Case Study: Max CDN
Who is MaxCDN?
MaxCDN (now part of StackPath) is a global content delivery network, or CDN. A CDN caches content for their clients in datacenters all over the world, and through various clever strategies, serves content to end-users from servers near them. CDNs also serve an important role in protecting content providers from DDoS attacks and other network-based threats.
See https://www.maxcdn.com for more.
What Problems Did They Have?
MaxCDN bills their customers a tiny amount for each piece of content downloaded. In the simplest sense, they keep accurate statistics on how their system is used, and they turn that into billing information for their customers.
At its core, it’s a counting problem.
There are two main things that make this particular counting problem hard. First, it needs to be accurate at tremendous scale and speed, which is actually really hard for computers. Second, CDNs are fiercely competitive, so cost is a huge issue.
In a nutshell: Accuracy at scale for the least amount of computing resources.
Why Did They Choose VoltDB?
VoltDB had all of the features they needed:
- Fully ACID, Multi-Statement Transactions
- High Throughput
- Stored Procedures
- Low Operational Cost
MaxCDN processes 32TB of log data through their VoltDB cluster daily, which is about 300,000 log lines per second. They estimate they use 1/10th of the computing resources to compute billing and reporting statistics compared with other solutions they explored.
At the end of the day, VoltDB stood alone.
Other strongly consistent systems simply cost too much per event. Even systems with no licensing costs like Postgres or MySQL still required orders of magnitude more computing resources to keep accurate statistics.

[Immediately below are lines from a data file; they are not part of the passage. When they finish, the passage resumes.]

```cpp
int emloco_sim_profile(EmlocoSim *s, long long *host_out, int n) {
    if (!s || !host_out || n < 1) return fail(EMLOCO_E_ARG, "emloco_sim_profile: bad argument");
    if (!s->dev.prof) {
        long long *p = nullptr;
        HIPCHK(hipMalloc((void **)&p, 16 * 16 * sizeof(long long)));
        HIPCHK(hipMemset(p, 0, 16 * 16 * sizeof(long long)));
        s->dev.prof = p;
        return EMLOCO_OK;
    }
    HIPCHK(hipDeviceSynchronize());
    HIPCHK(hipMemcpy(host_out, s->dev.prof, sizeof(long long) * (n < 256 ? n : 256), hipMemcpyDeviceToHost));
    return EMLOCO_OK;
}

int emloco_sim_num_candidates(EmlocoSim *s) { return s ? s->topo.n_cand : EMLOCO_E_ARG; }

int emloco_sim_enable_timing(EmlocoSim *s, int on) {
    if (!s) return fail(EMLOCO_E_ARG, "emloco_sim_enable_timing: null sim");
    if (on && s->ev0.empty()) {
// ... 40 lines not shown
```

### emloco_amd/csrc/sim_kernels.hip

```cpp
#include <hip/hip_runtime.h>
#include "dev_math.h"
#include "sim_math.h"
#define cross3 fcross3
#define dot3 fdot3
#define dot6 fdot6
#define qmul fqmul
#define qnormalize fqnormalize
#define q2mat fq2mat
#define matvec3 fmatvec3
#define rotvec2quat frotvec2quat
#define quat2rotvec fquat2rotvec
#include "emloco_types.h"
#include "fk_device.h"
#include "order_device.h"

namespace emloco {

#define NB EMLOCO_NB
#define NDOF EMLOCO_NDOF
#define MAXC EMLOCO_MAXC
#define MAXR (3 * EMLOCO_MAXC)
#define MAXCAND EMLOCO_MAXCAND
#define EMLOCO_WH_MAX 1.0f
#define YLEN 30

__device__ __forceinline__ constexpr int sidx(int a, int b) {
    return a <= b ? (a * (13 - a)) / 2 + (b - a) : (b * (13 - b)) / 2 + (a - b);
}

__device__ __forceinline__ int tri_index(int a, int b) {
    const int hi = a > b ? a : b, lo = a > b ? b : a;
    return ((hi * (hi + 1)) >> 1) + lo;
}

struct ContactMatrixSquare { static constexpr bool square = true; };
struct ContactMatrixPacked { static constexpr bool square = false; };
template <bool SQ>
__device__ __forceinline__ void contact_entries3(const float *sh_A, int ao, int ls, int r, float &x0, float &x1, float &x2) {
    if (SQ) { x0 = sh_A[ao]; x1 = sh_A[ao + 1]; x2 = sh_A[ao + 2]; }
    else { x0 = sh_A[tri_index(ls, r)]; x1 = sh_A[tri_index(ls, r + 1)]; x2 = sh_A[tri_index(ls, r + 2)]; }
}

typedef float part_f4 __attribute__((ext_vector_type(4)));
#ifdef EMLOCO_EMU
__device__ __forceinline__ void part_st16(float *p, float a, float b, float c, float d) { p[0] = a; p[1] = b; p[2] = c; p[3] = d; }
__device__ __forceinline__ void part_ld16(const float *p, float *v) { for (int k = 0; k < 4; ++k) v[k] = p[k]; }
__device__ __forceinline__ void part_ld48(const float *p, float *v) { for (int g = 0; g < 3; ++g) for (int k = 0; k < 4; ++k) v[4 * g + k] = p[g * 4 * EMLOCO_NB + k]; }
__device__ __forceinline__ void part_stores_done() {}
__device__ __forceinline__ void part_flag_set(unsigned *f, unsigned v) { *f = v; }
__device__ __forceinline__ unsigned part_flag_get(const unsigned *f) { return *f; }
__device__ __forceinline__ void part_err_raise(unsigned *e, unsigned bit) { if (e) *e |= bit; }
#else
__device__ __forceinline__ void part_st16(float *p, float a, float b, float c, float d) {
    const part_f4 v = {a, b, c, d};
    asm volatile("global_store_dwordx4 %0, %1, off sc1" : : "v"(p), "v"(v) : "memory");
}
__device__ __forceinline__ void part_ld16(const float *p, float *v) {
    part_f4 a;
    asm volatile("global_load_dwordx4 %0, %1, off sc1\n\ts_waitcnt vmcnt(0)" : "=v"(a) : "v"(p) : "memory");
    v[0] = a.x; v[1] = a.y; v[2] = a.z; v[3] = a.w;
}
__device__ __forceinline__ void part_ld48(const float *p, float *v) {
    part_f4 a, b, c;
    static_assert(EMLOCO_NB * 16 == 384, "granule-major hand-over: a lane's three granules are 24 x 16 bytes apart");
    asm volatile("global_load_dwordx4 %0, %3, off sc1\n\tglobal_load_dwordx4 %1, %3, off offset:384 sc1\n\t"
                 "global_load_dwordx4 %2, %3, off offset:768 sc1\n\ts_waitcnt vmcnt(0)"
                 : "=&v"(a), "=&v"(b), "=&v"(c) : "v"(p) : "memory");
    v[0] = a.x; v[1] = a.y; v[2] = a.z; v[3] = a.w; v[4] = b.x; v[5] = b.y; v[6] = b.z; v[7] = b.w;
    v[8] = c.x; v[9] = c.y; v[10] = c.z; v[11] = c.w;
}
__device__ __forceinline__ void part_stores_done() { asm volatile("s_waitcnt vmcnt(0)" ::: "memory"); }
__device__ __forceinline__ void part_flag_set(unsigned *f, unsigned v) { __hip_atomic_store(f, v, __ATOMIC_RELAXED, __HIP_MEMORY_SCOPE_AGENT); }
__device__ __forceinline__ unsigned part_flag_get(const unsigned *f) { return __hip_atomic_load(f, __ATOMIC_RELAXED, __HIP_MEMORY_SCOPE_AGENT); }
__device__ __forceinline__ void part_err_raise(unsigned *e, unsigned bit) { if (e) __hip_atomic_fetch_or(e, bit, __ATOMIC_RELAXED, __HIP_MEMORY_SCOPE_SYSTEM); }
#endif
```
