# nghorbani/moshpp

Hardware: AMD Instinct MI355X
Metric: solved mocap frames/sec (Stage-II) (higher is better)
Workload: dtype f64

## Files before the change

### moshpp_amd/csrc/chain_solve.hip

```cpp
#include "moshii_dev.h"
#include <utility>
#include <type_traits>
#if defined(__HIP_DEVICE_COMPILE__)
#define MOSHII_OPAQUE(x) __asm__ __volatile__("" : "+v"(x))
#else
#define MOSHII_OPAQUE(x) do {} while (0)
#endif
__device__ __forceinline__ double uni64(double v) {
#if defined(__HIP_DEVICE_COMPILE__)
    return __hiloint2double(__builtin_amdgcn_readfirstlane(__double2hiint(v)), __builtin_amdgcn_readfirstlane(__double2loint(v)));
#else
    return v;
#endif
}

namespace moshii {

typedef double v2d __attribute__((vector_size(16)));

#ifdef MOSHII_PROFILE
__device__ long long g_prof[64];
#define MOSHII_TRACE_N 8192
__device__ long long g_trace[8][MOSHII_TRACE_N][4];
#define TRACE_STAMP(co, seq, ev) do { if (threadIdx.x == 0 && blockIdx.x < 8u * (co).G && (blockIdx.x & 7u) == 0u && (seq) < MOSHII_TRACE_N) g_trace[(co).rank][(seq)][(ev)] = wall_clock64(); } while (0)
#define PROF_BEGIN() long long _pt = clock64()
#define PROF_LAP(slot) do { __syncthreads(); if (threadIdx.x == 0 && blockIdx.x == 0) { long long _n = clock64(); g_prof[slot] += _n - _pt; _pt = _n; } else { _pt = 0; } } while (0)
#define PROF_COUNT(slot) do { if (threadIdx.x == 0 && blockIdx.x == 0) g_prof[slot] += 1; } while (0)
#define PROF_MARK() do { if (threadIdx.x == 0 && blockIdx.x == 0) g_prof[63] = clock64(); } while (0)
#define PROF_LAP_EXT(slot) do { __syncthreads(); if (threadIdx.x == 0 && blockIdx.x == 0) { long long _n = clock64(); g_prof[slot] += _n - g_prof[63]; g_prof[63] = _n; } } while (0)
#define PROF_T(var) const long long var = clock64()
#define PROF_ACC(slot, var) do { if (threadIdx.x == 0 && blockIdx.x == 0) g_prof[slot] += clock64() - var; } while (0)
#else
#define PROF_BEGIN() do {} while (0)
#define PROF_LAP(slot) do {} while (0)
#define PROF_COUNT(slot) do {} while (0)
#define PROF_MARK() do {} while (0)
#define PROF_LAP_EXT(slot) do {} while (0)
#define PROF_T(var) do {} while (0)
#define PROF_ACC(slot, var) do {} while (0)
#define TRACE_STAMP(co, seq, ev) do {} while (0)
#endif

enum { S_KBEST = 0, S_PRIOR_SS = 1, S_FAIL = 2, S_TMP0 = 3, S_TMP1 = 4, S_TMP2 = 5, S_TMP3 = 6, S_PRIOR_REF = 7, S_PRIOR_KB0 = 8, S_BATON = 9, S_ABORT = 10,
       S_V0 = 11, S_V1 = 12,
       S_COOP_SEQ = 13, S_COOP_FAIL = 14
     };

struct Ctx {
    double *pose, *trans, *pose_t, *trans_t, *pose_prev, *vtarget, *fullpose;
    double *feat, *B, *omega, *Rw, *tw, *Rloc, *acol, *Jl;
    double *vposed, *vpos, *msim, *res, *vconst, *vshp, *shp0;
    double *xb, *ell, *score, *px0, *ps0;
    double *g, *dsd, *dgn, *ddl, *y;
    double *red, *scal;
    unsigned long long* anc;
    int *visidx, *colpid, *colprior, *pid2prior, *jointslot, *kfree, *colq, *ksum, *kconst;
    double *big, *Jh, *Jrow, *Lm, *Trot, *xjs, *rest;
    int* tjs;
};

struct FrameParams {
    const double* obs;
    double wt_data, wt_pose, wt_poseH, wt_velo;
    int has_velo, use_fingers, nobs;
    double wt_poseF;
    int use_face, use_shape, has_stay;
    int v0, v1;
};

struct Sse { double data, prior, velo, hand, total, face, shape, stay; };
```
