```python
def icp_batch(src, src_offsets, tgt, tgt_offsets, init, max_dist, max_iteration=30, relative_fitness=1e-6,
              relative_rmse=1e-6, tgt_of_problem=None, want_corr=False):
    src = _f32(src, "icp_batch.src").contiguous()
    tgt = _f32(tgt, "icp_batch.tgt").contiguous()
    if src.dim() != 2 or src.shape[1] != 3 or tgt.dim() != 2 or tgt.shape[1] != 3:
        raise _lib.AprHipError("icp_batch: src and tgt must be [rows, 3]")
    so = np.ascontiguousarray(np.asarray(src_offsets, dtype=np.int64))
    to = np.ascontiguousarray(np.asarray(tgt_offsets, dtype=np.int64))
    nb, n_tgt = len(so) - 1, len(to) - 1
    if nb < 1 or n_tgt < 1 or so[-1] != src.shape[0] or to[-1] != tgt.shape[0]:
        raise _lib.AprHipError("icp_batch: the offsets must cover the rows of src / tgt")
    top = None
    if tgt_of_problem is not None:
        top = np.ascontiguousarray(np.asarray(tgt_of_problem, dtype=np.int32))
        if len(top) != nb:
            raise _lib.AprHipError("icp_batch: one target segment per problem expected")
    if not torch.is_tensor(init):
        init = torch.from_numpy(np.ascontiguousarray(np.asarray(init, dtype=np.float64)))
    init = init.to(device=src.device, dtype=torch.float64).contiguous()
    if init.numel() != nb * 16:
        raise _lib.AprHipError(f"icp_batch: init must hold {nb} 4x4 transforms")
    lib = _lib_()
    rec = torch.empty((nb, ICP_RECORD_DOUBLES), dtype=torch.float64, device=src.device)
    corr = torch.empty(src.shape[0], dtype=torch.int32, device=src.device) if want_corr else None
    sb = int(lib.apr_icp_scratch_bytes(src.shape[0], tgt.shape[0], nb))
    scratch = torch.empty(sb, dtype=torch.uint8, device=src.device)
    check(lib.apr_icp_batch(ptr(src), so.ctypes.data_as(C.c_void_p), ptr(tgt), to.ctypes.data_as(C.c_void_p), n_tgt,
                            None if top is None else top.ctypes.data_as(C.c_void_p), nb, ptr(init), float(max_dist),
                            int(max_iteration), float(relative_fitness), float(relative_rmse), ptr(rec), ptr(corr),
                            ptr(scratch), sb, stream()))
    return rec, corr


INFORMATION_SUMS = 10
POSEGRAPH_MAX_NODES = 8
POSEGRAPH_OK, POSEGRAPH_NO_WEIGHT, POSEGRAPH_NO_WEIGHT_PRUNED, POSEGRAPH_NOT_POSITIVE, POSEGRAPH_MALFORMED = 0, 1, 2, 3, 4


def _transform_rows(T, nb, name):
    if not torch.is_tensor(T):
        T = torch.from_numpy(np.ascontiguousarray(np.asarray(T, dtype=np.float64)))
    T = T.to(device=torch.device('cuda', torch.cuda.current_device()), dtype=torch.float64).contiguous()
# ... 152 lines not shown
```

include/apr_hip.h:

```cpp
#ifndef APR_HIP_H
#define APR_HIP_H

#include <stddef.h>
#include <stdint.h>

#ifdef __cplusplus
extern "C" {
#endif

#define APR_OK 0
#define APR_EINVAL (-1)
#define APR_EHIP (-2)
#define APR_ETIMEOUT (-3)
#define APR_ERANGE (-3)

const char* apr_last_error(void);
int apr_version(void);
int apr_device_count(void);
int32_t apr_struct_sizes(int32_t* out, int32_t n);
int apr_event_wait(void* event, int32_t poll_us);
int apr_event_wait_timeout(void* event, int32_t poll_us, int64_t timeout_us);


int64_t apr_hash_capacity(int64_t n);

size_t apr_map_scratch_bytes(int64_t n);

int apr_voxelize(const float* xyz, int64_t n, float voxel_size, int32_t batch,
                 int32_t* coords, void* stream);

int apr_map_build(const int32_t* coords_in, int64_t n, const int32_t* n_dev, int32_t floor_to,
                  uint64_t* keys, int32_t* vals, int64_t cap,
                  int32_t* out_coords, int64_t* out_first, int32_t* n_out,
                  int32_t* status, void* scratch, size_t scratch_bytes, void* stream);

int apr_kernel_map_transpose(const int32_t* nbr, int64_t n_out, int32_t K, int64_t n_in, int32_t* nbr_t, void* stream);

int apr_voxelize_segments(const float* xyz, int64_t n, float voxel_size, const int64_t* offsets, int32_t nseg,
                          int32_t* coords, void* stream);

#define APR_MAX_FRAMES 64
int apr_voxelize_frames(const float* const* frames_host, const int64_t* offsets_host, int32_t nseg, float voxel_size,
                        int32_t* coords, int64_t* offsets_dev, void* stream);
int apr_gather_frame_points(const float* const* frames_host, const int64_t* offsets_host, int32_t nseg,
                            const int64_t* out_first, const int32_t* n_dev, int64_t n_max, float* pts, void* stream);

#define APR_MAX_PACK 96
int apr_pack_i32(const int32_t* const* srcs_host, const int32_t* counts_host, int32_t nsrc, int32_t* dst,
                 int32_t* zero_ptr, int64_t zero_words, void* stream);
int apr_fill_bytes(void* ptr, int32_t byte_value, size_t bytes, void* stream);
int apr_kernel_map_transpose_prefilled(const int32_t* nbr, int64_t n_out, int32_t K, int64_t n_in, int32_t* nbr_t,
                                       void* stream);

int apr_segment_counts(const int64_t* out_first, const int32_t* n_dev, const int64_t* offsets, int32_t nseg,
                       int32_t* counts, void* stream);

int apr_kernel_map_same(const int32_t* coords, int64_t n, const uint64_t* keys, const int32_t* vals, int64_t cap,
                        int32_t kernel_size, int32_t scale, int32_t* nbr, void* stream);
int apr_kernel_map(const int32_t* out_coords, int64_t n_out, const int32_t* n_out_dev,
                   const uint64_t* in_keys, const int32_t* in_vals, int64_t cap,
                   int32_t kernel_size, int32_t scale, int32_t* nbr, void* stream);

int apr_coords_bbox(const int32_t* coords, int64_t n, int32_t* bbox_dev, void* stream);
size_t apr_occ_conv_scratch_bytes(const int32_t* bbox_host, int32_t kernel_size);
int apr_occ_conv_pays(const int32_t* bbox_host, int32_t kernel_size, int64_t n);
int apr_occ_conv(const int32_t* coords, int64_t n, const int32_t* bbox_host, int32_t kernel_size, const float* w,
                 int32_t cout, const float* scale, const float* shift, const float* residual, int64_t ldr,
                 int32_t relu, float* out, int64_t ldo, void* scratch, size_t scratch_bytes, void* stream);
int apr_kernel_map_occ(const int32_t* out_coords, int64_t n_out, const int32_t* n_out_dev, const uint64_t* in_keys,
                       const int32_t* in_vals, int64_t cap, int32_t kernel_size, int32_t scale,
                       const int32_t* bbox_host, int32_t bitmap_kernel_size, const void* occ_scratch, int32_t* nbr,
                       void* stream);


int64_t apr_spconv_packed_size(int32_t K, int32_t cin, int32_t cout);
int apr_spconv_pack_weights(const float* w, int32_t K, int32_t cin, int32_t cout,
                            float* w_packed, void* stream);

int apr_weights_flip_transpose(const float* w, int32_t K, int32_t cin, int32_t cout, int32_t flip, float* wt, void* stream);

int apr_spconv_fwd(const float* in, int64_t ldi, const int32_t* nbr, int64_t n_out,
                   int32_t K, int32_t cin, int32_t cout, const float* w_packed,
                   const float* scale, const float* shift,
                   const float* residual, int64_t ldr, int32_t relu,
                   float* out, int64_t ldo, void* stream);

#define APR_PAIR_COUNTER_STRIDE 64
int32_t apr_pairlist_counter_ints(void);
size_t apr_pairlist_bytes(int64_t n_out, int32_t K);
int apr_pairlist_build(const int32_t* nbr, int64_t n_out, int32_t K, int32_t* counters, void* plist,
                       size_t plist_bytes, void* stream);
int apr_spconv_ws_fwd(const float* in, int64_t ldi, const int32_t* counters, const void* plist, int64_t n_out,
                      int32_t K, int32_t cin,
                      int32_t cout, const float* w_packed, const float* scale, const float* shift,
                      const float* residual, int64_t ldr, int32_t relu, float* out, int64_t ldo,
                      float* prod_scratch, void* stream);
int64_t apr_spconv_packed_bf3_bytes(int32_t K, int32_t cin, int32_t cout);
int apr_spconv_pack_weights_bf3(const float* w, int32_t K, int32_t cin, int32_t cout, void* w_bf3, void* stream);
int apr_spconv_pack_weights_bf3_ex(const float* w, int32_t K, int32_t cin, int32_t cout, int32_t flip, int32_t transposed,
                                   void* w_bf3, void* stream);
int apr_spconv_ws_fwd_bf3(const float* in, int64_t ldi, const int32_t* counters, const void* plist, int64_t n_out,
                          int32_t K, int32_t cin, int32_t cout, const float* w_packed, const void* w_bf3,
                          const float* scale, const float* shift, const float* residual, int64_t ldr, int32_t relu,
                          float* out, int64_t ldo, float* prod_scratch, void* stream);

int32_t apr_spconv_os_tile_rows(int64_t n_out, int32_t cin, int32_t cout);
size_t apr_spconv_os_pairs_bytes(int64_t n_out, int32_t K, int32_t R);
int apr_spconv_os_pairs_build(const int32_t* nbr, int64_t n_out, int64_t n_in, int32_t K, int32_t R, void* os_pairs,
                              size_t os_pairs_bytes, void* stream);
int apr_spconv_os_trace(uint64_t* host_out, int32_t n);
int apr_spconv_os_set_debug(int32_t mode);
int apr_spconv_os_fwd(const float* in, int64_t ldi, const void* os_pairs, int64_t n_out, int32_t K, int32_t R,
                      int32_t cin, int32_t cout, const void* w_bf3, const float* scale, const float* shift,
                      const float* residual, int64_t ldr, int32_t relu, float* out, int64_t ldo, void* stream);
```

They considered several streaming systems like Spark Streaming, Storm+Trident and a few NoSQL systems like Cassandra & HBase. With these systems, techniques for keeping accurate statistics and counters limit performance and/or increase memory usage dramatically.
What Does Their VoltDB Solution Look Like?
MaxCDN wants to keep accurate statistics on huge volumes of events at the lowest cost possible.
Why is accuracy important? Many companies who deal with high-volume and low-value services, such as online ads or energy grids, have the same problem. Like those companies MaxCDN could only afford to ensure at-least-once or at-most-once billing of events. They could overcharge their customers and lose goodwill, or undercharge and leave money on the table.
MaxCDN leverages VoltDB’s strong transactions and stored procedures to implement effective exactly once processing of events. Unlike many VoltDB users, MaxCDN breaks from the one-event, one-transaction pattern that serves latency-sensitive customers so well.
They take the logs from edge content servers and combine thousands of events together into a bundle of about 70,000 log lines. They then feed that bundle into a single VoltDB ACID transaction that updates hundreds of thousands of counters and aggregates atomically.
Why do this?
- Bundling thousands of events together reduces network traffic and is the most efficient way to get throughput, even if it comes at a cost of latency. Millisecond latency isn’t MaxCDN’s priority, accuracy at scale for the least amount of computing resources is.
- Making transactions idempotent, a key part of effective exactly-once processing, has some overhead per transaction. By reducing the number of database transactions by four orders of magnitude through bundling, the cost of idempotence becomes trivial.
Thanks to VoltDB, MaxCDN can provide accurate billing to their customers at a lower cost than their competition, with live updates within 15 seconds. In practice, this accurate billing allows them to charge their customers slightly more while providing a better service. Multiply that by a high-volume business and we’re talking about a lot of money.
MaxCDN is also able to provide all kinds of real-time internal metrics and aggregations to understand the health of their systems and to and drive their business forward. Dealing with faulty servers and anticipating load imbalance faster has huge effects on their bottom line.